• What you are asked to do:
Instruction for the entries that follow: retype exactly the lines from the line with "const uint32_t *run_ends = sv.nzlist;" to the line with "ZG_TRY(sort_range(off + a, cnt, d_scalars", both included, and omit all others.

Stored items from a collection

"""

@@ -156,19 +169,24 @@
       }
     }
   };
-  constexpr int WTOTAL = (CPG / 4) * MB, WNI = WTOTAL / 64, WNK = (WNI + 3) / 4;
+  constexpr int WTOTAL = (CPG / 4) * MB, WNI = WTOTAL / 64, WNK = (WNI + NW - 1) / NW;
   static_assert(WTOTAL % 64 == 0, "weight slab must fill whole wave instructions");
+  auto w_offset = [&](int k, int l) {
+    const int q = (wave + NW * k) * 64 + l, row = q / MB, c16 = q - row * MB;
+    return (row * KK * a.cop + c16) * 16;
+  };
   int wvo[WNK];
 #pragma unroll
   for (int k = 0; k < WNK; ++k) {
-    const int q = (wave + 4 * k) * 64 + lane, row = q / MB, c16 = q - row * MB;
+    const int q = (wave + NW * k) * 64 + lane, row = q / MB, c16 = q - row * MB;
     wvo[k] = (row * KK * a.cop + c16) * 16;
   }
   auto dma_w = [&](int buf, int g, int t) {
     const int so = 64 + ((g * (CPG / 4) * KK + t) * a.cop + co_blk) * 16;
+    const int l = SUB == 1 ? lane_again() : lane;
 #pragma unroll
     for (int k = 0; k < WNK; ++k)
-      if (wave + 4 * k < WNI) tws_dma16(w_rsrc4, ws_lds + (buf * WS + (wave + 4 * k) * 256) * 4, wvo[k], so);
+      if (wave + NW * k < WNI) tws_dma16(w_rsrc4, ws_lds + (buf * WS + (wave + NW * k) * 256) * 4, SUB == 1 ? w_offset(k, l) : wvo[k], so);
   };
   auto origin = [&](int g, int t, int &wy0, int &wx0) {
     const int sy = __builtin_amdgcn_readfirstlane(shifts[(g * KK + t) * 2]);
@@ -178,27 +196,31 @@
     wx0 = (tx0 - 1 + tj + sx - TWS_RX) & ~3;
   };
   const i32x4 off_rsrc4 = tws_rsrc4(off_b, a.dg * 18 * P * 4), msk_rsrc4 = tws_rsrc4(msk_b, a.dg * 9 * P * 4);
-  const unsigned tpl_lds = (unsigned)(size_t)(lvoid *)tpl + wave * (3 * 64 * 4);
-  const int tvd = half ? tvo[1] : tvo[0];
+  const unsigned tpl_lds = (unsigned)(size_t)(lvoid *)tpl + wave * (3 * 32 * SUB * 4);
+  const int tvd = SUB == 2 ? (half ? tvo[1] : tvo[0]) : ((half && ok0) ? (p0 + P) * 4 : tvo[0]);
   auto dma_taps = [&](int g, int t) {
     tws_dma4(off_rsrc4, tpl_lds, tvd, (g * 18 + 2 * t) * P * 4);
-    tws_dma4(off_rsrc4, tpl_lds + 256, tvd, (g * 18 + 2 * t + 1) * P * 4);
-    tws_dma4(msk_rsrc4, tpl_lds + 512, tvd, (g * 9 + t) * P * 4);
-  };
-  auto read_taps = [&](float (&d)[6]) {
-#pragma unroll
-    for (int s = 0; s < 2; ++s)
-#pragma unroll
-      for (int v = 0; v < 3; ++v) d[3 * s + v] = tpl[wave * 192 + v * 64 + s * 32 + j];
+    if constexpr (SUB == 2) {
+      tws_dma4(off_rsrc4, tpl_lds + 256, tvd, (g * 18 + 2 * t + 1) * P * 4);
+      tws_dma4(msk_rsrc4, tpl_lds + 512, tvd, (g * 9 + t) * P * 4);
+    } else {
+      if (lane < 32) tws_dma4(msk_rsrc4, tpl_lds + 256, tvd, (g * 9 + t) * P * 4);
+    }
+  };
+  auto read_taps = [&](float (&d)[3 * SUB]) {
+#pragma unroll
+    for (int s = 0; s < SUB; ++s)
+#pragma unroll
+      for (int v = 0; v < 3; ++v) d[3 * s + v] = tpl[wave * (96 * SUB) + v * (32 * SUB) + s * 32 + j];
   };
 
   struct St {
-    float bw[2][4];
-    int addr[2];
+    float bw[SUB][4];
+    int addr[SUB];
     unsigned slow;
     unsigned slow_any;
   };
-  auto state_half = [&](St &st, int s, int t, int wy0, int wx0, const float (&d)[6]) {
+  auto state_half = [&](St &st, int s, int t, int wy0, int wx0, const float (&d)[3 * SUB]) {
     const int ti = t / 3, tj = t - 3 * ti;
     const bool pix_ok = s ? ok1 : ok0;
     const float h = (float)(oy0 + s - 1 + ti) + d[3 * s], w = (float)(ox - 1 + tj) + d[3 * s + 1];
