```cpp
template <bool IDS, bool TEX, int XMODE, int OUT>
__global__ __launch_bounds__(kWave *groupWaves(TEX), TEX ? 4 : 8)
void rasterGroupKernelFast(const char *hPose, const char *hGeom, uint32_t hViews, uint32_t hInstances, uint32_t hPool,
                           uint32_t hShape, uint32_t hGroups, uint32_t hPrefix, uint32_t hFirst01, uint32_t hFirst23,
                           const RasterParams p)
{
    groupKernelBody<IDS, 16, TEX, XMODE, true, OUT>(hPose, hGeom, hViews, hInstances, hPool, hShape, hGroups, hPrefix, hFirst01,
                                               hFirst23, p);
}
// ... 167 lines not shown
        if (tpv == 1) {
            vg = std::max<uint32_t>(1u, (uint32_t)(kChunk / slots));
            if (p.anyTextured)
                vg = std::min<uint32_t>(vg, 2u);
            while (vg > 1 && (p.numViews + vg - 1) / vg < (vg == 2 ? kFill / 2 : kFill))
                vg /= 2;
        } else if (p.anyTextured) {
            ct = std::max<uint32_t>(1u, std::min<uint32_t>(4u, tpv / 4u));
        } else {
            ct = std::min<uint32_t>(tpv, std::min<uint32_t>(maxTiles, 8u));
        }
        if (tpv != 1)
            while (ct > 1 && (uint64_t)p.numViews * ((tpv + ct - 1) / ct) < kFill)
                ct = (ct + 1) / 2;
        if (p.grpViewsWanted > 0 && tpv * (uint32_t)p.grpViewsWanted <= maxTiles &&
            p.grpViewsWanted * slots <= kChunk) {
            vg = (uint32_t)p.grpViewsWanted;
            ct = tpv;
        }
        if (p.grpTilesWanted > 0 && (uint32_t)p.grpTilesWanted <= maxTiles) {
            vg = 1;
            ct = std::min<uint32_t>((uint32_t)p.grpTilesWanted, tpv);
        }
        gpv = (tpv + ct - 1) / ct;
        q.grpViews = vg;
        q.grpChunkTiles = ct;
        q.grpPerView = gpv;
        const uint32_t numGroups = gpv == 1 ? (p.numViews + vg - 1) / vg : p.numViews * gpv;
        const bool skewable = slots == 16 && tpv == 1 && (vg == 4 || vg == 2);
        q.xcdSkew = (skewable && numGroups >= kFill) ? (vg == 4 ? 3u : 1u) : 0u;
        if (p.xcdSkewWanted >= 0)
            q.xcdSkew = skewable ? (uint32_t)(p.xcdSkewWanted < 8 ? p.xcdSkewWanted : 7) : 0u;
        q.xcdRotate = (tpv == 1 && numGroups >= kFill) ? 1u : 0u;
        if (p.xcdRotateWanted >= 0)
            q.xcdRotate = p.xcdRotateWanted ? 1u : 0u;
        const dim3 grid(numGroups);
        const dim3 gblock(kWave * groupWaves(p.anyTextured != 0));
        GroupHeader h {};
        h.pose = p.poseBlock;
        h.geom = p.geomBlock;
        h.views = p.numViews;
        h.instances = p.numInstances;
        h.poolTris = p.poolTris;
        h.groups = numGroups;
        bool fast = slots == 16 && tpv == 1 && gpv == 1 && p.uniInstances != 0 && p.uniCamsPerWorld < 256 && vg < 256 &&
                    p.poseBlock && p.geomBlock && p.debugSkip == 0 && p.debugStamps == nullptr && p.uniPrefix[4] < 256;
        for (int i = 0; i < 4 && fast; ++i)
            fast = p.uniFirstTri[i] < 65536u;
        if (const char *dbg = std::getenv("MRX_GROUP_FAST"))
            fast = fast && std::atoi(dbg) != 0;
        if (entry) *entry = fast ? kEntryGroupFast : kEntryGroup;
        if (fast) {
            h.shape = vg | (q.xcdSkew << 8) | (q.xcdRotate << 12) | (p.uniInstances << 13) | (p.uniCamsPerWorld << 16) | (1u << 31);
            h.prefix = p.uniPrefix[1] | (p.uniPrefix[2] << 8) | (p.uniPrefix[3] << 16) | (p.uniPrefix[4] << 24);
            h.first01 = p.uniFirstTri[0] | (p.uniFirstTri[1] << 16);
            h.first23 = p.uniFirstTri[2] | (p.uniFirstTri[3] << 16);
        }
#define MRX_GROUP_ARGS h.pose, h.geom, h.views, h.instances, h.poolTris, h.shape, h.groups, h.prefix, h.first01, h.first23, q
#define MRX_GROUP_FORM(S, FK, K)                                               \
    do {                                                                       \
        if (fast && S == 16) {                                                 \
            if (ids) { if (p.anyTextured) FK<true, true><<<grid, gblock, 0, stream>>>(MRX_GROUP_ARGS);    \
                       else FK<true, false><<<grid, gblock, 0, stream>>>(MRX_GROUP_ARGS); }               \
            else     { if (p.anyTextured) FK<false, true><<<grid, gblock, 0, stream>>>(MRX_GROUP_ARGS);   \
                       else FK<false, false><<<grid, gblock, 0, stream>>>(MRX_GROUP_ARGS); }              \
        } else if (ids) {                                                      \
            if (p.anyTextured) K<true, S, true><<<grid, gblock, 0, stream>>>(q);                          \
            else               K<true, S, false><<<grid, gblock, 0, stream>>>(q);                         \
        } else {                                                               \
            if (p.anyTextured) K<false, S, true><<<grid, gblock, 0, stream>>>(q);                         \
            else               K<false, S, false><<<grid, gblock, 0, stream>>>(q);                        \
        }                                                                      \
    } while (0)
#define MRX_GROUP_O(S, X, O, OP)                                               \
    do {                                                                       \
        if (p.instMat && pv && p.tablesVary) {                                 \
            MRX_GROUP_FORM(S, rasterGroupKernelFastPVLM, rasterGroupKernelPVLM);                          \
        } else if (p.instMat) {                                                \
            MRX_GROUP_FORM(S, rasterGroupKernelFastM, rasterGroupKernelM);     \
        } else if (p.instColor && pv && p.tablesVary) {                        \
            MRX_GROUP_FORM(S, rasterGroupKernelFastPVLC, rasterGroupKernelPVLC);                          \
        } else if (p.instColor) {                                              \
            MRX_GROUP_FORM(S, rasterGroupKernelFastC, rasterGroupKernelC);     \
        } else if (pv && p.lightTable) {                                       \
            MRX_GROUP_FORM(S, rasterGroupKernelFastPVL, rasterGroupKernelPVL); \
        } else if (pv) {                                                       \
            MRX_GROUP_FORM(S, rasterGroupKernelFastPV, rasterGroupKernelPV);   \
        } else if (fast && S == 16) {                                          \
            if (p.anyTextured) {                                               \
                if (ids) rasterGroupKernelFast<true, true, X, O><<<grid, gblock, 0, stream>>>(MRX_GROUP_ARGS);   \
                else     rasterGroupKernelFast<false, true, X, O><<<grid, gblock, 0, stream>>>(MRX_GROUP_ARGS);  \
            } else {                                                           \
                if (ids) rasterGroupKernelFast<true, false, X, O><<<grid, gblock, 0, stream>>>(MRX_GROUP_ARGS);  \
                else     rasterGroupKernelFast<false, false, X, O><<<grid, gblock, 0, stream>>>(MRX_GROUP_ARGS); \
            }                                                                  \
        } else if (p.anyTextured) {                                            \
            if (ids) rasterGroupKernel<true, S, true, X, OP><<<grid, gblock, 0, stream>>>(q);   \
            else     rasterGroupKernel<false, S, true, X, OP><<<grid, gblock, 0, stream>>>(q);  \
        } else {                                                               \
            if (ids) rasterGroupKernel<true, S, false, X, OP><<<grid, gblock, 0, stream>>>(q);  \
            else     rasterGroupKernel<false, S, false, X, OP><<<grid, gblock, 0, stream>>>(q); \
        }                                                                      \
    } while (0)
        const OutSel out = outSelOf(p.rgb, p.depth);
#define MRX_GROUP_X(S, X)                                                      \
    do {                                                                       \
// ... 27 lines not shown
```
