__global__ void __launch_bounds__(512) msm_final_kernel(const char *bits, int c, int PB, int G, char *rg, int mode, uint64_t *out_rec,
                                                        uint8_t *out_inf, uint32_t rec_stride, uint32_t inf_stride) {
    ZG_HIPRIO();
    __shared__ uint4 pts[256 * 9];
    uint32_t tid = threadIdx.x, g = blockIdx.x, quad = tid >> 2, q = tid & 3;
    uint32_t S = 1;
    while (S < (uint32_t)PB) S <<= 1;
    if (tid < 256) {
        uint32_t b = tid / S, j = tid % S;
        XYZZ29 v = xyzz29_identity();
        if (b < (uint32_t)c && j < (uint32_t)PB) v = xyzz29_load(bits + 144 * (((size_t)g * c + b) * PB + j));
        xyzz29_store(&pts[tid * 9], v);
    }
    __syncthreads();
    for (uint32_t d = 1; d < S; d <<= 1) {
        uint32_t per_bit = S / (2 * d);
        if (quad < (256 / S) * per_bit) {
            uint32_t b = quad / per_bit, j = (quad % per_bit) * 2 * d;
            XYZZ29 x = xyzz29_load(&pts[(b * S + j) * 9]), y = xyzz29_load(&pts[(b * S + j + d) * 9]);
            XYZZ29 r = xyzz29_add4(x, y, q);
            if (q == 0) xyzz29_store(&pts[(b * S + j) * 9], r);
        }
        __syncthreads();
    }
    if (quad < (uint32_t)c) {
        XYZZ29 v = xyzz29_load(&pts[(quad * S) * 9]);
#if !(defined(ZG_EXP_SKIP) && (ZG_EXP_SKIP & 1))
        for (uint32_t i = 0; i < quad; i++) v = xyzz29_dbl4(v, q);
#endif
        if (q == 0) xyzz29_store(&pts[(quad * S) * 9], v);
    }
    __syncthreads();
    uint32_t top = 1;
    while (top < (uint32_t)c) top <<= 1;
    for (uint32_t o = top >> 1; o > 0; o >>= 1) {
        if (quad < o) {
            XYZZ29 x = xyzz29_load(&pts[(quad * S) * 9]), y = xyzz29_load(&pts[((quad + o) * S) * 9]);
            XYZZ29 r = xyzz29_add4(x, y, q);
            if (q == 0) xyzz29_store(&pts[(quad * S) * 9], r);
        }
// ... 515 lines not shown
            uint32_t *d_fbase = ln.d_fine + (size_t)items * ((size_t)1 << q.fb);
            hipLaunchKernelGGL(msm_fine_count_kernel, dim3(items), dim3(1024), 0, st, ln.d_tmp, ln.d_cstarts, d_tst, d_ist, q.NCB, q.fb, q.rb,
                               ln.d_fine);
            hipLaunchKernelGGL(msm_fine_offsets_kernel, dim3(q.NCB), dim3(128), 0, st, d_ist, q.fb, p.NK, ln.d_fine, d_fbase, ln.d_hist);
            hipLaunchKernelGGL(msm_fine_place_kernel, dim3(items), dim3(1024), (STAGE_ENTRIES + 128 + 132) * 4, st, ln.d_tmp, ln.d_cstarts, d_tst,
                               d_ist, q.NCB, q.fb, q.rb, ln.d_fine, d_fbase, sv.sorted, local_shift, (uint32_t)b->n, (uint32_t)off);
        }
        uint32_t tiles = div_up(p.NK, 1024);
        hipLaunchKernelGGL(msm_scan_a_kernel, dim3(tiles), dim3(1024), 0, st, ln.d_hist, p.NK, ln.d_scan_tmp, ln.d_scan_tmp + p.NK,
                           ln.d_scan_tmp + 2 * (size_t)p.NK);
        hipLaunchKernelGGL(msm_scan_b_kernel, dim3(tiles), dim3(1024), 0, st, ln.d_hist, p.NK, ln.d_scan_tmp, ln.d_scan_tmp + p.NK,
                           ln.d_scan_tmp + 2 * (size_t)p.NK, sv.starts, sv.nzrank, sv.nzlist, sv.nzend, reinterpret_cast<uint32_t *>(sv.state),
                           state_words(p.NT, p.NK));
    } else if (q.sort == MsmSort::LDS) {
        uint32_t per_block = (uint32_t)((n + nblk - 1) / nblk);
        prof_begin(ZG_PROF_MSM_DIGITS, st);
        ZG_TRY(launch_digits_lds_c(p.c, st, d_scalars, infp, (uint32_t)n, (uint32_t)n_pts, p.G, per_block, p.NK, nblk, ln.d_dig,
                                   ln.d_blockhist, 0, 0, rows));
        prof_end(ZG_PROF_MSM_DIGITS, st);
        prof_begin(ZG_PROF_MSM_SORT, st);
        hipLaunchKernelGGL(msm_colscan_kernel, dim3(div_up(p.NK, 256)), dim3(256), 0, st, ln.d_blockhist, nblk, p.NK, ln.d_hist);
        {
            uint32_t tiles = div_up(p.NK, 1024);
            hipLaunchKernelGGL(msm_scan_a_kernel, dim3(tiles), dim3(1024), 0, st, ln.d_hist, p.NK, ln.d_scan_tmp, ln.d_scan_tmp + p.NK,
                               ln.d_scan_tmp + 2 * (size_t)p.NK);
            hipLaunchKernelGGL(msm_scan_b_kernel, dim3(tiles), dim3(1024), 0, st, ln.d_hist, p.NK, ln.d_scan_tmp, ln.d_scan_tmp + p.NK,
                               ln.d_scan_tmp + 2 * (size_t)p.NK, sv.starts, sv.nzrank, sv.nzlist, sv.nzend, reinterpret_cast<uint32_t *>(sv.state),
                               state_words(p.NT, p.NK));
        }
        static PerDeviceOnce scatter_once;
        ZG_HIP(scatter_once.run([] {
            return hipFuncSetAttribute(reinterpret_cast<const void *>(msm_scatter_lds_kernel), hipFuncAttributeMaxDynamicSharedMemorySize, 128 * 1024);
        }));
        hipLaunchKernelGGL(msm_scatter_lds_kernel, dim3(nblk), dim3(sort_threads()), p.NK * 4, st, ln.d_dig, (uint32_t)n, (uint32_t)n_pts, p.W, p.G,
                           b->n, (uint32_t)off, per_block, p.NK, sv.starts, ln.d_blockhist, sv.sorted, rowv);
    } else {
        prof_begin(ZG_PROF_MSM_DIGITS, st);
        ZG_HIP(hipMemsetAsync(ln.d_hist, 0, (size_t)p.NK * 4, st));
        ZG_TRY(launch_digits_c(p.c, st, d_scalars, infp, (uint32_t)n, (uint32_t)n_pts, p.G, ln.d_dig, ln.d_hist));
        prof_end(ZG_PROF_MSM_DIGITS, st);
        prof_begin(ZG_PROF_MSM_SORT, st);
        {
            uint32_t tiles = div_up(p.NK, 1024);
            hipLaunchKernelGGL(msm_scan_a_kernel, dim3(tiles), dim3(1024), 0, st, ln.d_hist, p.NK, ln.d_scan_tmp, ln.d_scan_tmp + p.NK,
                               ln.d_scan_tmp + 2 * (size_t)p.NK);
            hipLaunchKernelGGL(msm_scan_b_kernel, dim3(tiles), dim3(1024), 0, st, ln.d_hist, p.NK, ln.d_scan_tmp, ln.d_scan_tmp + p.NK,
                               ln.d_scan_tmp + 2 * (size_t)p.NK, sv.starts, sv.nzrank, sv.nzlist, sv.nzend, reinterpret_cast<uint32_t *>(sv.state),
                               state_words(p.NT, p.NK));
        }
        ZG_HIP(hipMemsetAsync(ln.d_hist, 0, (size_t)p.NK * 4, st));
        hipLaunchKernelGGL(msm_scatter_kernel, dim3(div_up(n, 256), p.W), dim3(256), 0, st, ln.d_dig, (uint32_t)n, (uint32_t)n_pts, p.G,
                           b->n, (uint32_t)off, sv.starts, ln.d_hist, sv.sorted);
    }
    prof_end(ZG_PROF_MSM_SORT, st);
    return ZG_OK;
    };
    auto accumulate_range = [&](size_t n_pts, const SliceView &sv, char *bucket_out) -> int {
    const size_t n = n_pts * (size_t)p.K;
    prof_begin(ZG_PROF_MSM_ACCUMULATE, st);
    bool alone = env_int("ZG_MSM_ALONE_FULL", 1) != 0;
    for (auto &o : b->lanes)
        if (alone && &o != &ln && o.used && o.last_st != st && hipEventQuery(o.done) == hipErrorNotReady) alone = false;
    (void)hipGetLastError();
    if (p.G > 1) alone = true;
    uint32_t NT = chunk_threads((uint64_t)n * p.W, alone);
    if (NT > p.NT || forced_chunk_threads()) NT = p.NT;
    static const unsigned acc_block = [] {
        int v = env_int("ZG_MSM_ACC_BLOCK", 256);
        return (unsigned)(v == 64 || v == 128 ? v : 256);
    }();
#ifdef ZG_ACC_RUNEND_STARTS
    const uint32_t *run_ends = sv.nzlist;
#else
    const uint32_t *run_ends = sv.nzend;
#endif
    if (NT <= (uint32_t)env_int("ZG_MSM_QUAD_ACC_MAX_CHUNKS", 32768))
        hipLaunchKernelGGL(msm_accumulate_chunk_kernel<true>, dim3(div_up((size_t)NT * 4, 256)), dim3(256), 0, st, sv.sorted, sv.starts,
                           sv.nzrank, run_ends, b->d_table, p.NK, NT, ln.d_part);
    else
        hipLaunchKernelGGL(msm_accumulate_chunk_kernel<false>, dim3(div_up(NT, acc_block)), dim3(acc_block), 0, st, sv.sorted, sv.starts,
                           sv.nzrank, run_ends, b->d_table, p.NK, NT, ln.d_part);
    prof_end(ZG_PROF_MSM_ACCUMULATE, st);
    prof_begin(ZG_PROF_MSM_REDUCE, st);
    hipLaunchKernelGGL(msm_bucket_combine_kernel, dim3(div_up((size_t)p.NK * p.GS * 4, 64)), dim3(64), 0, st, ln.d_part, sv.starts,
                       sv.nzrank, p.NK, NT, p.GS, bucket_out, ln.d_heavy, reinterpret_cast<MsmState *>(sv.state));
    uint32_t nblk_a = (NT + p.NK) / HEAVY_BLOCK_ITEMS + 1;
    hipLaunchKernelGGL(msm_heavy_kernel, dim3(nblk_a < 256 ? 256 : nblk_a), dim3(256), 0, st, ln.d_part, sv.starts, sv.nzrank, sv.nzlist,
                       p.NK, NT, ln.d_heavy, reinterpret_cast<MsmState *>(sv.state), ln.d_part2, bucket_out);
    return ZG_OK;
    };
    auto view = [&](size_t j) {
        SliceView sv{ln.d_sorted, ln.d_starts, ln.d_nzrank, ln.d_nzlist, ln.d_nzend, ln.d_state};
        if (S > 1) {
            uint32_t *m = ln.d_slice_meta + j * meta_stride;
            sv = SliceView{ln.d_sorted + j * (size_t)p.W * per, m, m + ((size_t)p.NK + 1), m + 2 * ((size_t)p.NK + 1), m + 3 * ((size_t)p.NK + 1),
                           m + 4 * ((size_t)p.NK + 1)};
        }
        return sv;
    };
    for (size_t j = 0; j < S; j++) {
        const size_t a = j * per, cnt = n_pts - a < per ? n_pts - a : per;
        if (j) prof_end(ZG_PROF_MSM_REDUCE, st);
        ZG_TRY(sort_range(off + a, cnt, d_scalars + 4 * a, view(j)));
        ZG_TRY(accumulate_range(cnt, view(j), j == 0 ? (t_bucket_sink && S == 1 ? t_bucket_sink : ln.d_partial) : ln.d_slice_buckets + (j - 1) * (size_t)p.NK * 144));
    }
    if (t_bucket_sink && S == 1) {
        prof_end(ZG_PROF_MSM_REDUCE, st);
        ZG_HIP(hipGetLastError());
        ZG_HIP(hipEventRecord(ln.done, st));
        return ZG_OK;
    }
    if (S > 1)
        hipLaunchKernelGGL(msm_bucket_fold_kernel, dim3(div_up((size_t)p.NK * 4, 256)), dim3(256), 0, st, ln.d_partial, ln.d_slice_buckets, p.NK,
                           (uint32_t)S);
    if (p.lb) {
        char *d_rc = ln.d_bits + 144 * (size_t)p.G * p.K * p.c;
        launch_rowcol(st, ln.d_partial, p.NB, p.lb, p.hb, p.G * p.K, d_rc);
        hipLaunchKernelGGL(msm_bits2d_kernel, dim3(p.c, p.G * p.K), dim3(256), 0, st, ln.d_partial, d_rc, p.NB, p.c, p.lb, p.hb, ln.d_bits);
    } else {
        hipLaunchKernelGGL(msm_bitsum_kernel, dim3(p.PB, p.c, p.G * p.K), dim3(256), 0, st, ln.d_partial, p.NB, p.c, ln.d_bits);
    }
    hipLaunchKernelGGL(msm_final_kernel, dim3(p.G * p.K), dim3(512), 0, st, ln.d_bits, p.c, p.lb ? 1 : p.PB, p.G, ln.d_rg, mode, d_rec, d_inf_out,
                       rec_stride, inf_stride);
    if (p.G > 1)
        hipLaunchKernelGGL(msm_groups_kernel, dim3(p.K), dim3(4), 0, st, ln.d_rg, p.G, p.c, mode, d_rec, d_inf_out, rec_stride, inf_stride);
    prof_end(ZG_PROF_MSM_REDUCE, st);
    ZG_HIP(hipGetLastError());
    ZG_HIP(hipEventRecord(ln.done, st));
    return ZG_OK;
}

"""

• Written reply:
    const uint32_t *run_ends = sv.nzlist;
#else
    const uint32_t *run_ends = sv.nzend;
#endif
    if (NT <= (uint32_t)env_int("ZG_MSM_QUAD_ACC_MAX_CHUNKS", 32768))
        hipLaunchKernelGGL(msm_accumulate_chunk_kernel<true>, dim3(div_up((size_t)NT * 4, 256)), dim3(256), 0, st, sv.sorted, sv.starts,
                           sv.nzrank, run_ends, b->d_table, p.NK, NT, ln.d_part);
    else
        hipLaunchKernelGGL(msm_accumulate_chunk_kernel<false>, dim3(div_up(NT, acc_block)), dim3(acc_block), 0, st, sv.sorted, sv.starts,
                           sv.nzrank, run_ends, b->d_table, p.NK, NT, ln.d_part);
    prof_end(ZG_PROF_MSM_ACCUMULATE, st);
    prof_begin(ZG_PROF_MSM_REDUCE, st);
    hipLaunchKernelGGL(msm_bucket_combine_kernel, dim3(div_up((size_t)p.NK * p.GS * 4, 64)), dim3(64), 0, st, ln.d_part, sv.starts,
                       sv.nzrank, p.NK, NT, p.GS, bucket_out, ln.d_heavy, reinterpret_cast<MsmState *>(sv.state));
    uint32_t nblk_a = (NT + p.NK) / HEAVY_BLOCK_ITEMS + 1;
    hipLaunchKernelGGL(msm_heavy_kernel, dim3(nblk_a < 256 ? 256 : nblk_a), dim3(256), 0, st, ln.d_part, sv.starts, sv.nzrank, sv.nzlist,
                       p.NK, NT, ln.d_heavy, reinterpret_cast<MsmState *>(sv.state), ln.d_part2, bucket_out);
    return ZG_OK;
    };
    auto view = [&](size_t j) {
        SliceView sv{ln.d_sorted, ln.d_starts, ln.d_nzrank, ln.d_nzlist, ln.d_nzend, ln.d_state};
        if (S > 1) {
            uint32_t *m = ln.d_slice_meta + j * meta_stride;
            sv = SliceView{ln.d_sorted + j * (size_t)p.W * per, m, m + ((size_t)p.NK + 1), m + 2 * ((size_t)p.NK + 1), m + 3 * ((size_t)p.NK + 1),
                           m + 4 * ((size_t)p.NK + 1)};
        }
        return sv;
    };
    for (size_t j = 0; j < S; j++) {
        const size_t a = j * per, cnt = n_pts - a < per ? n_pts - a : per;
        if (j) prof_end(ZG_PROF_MSM_REDUCE, st);
        ZG_TRY(sort_range(off + a, cnt, d_scalars + 4 * a, view(j)));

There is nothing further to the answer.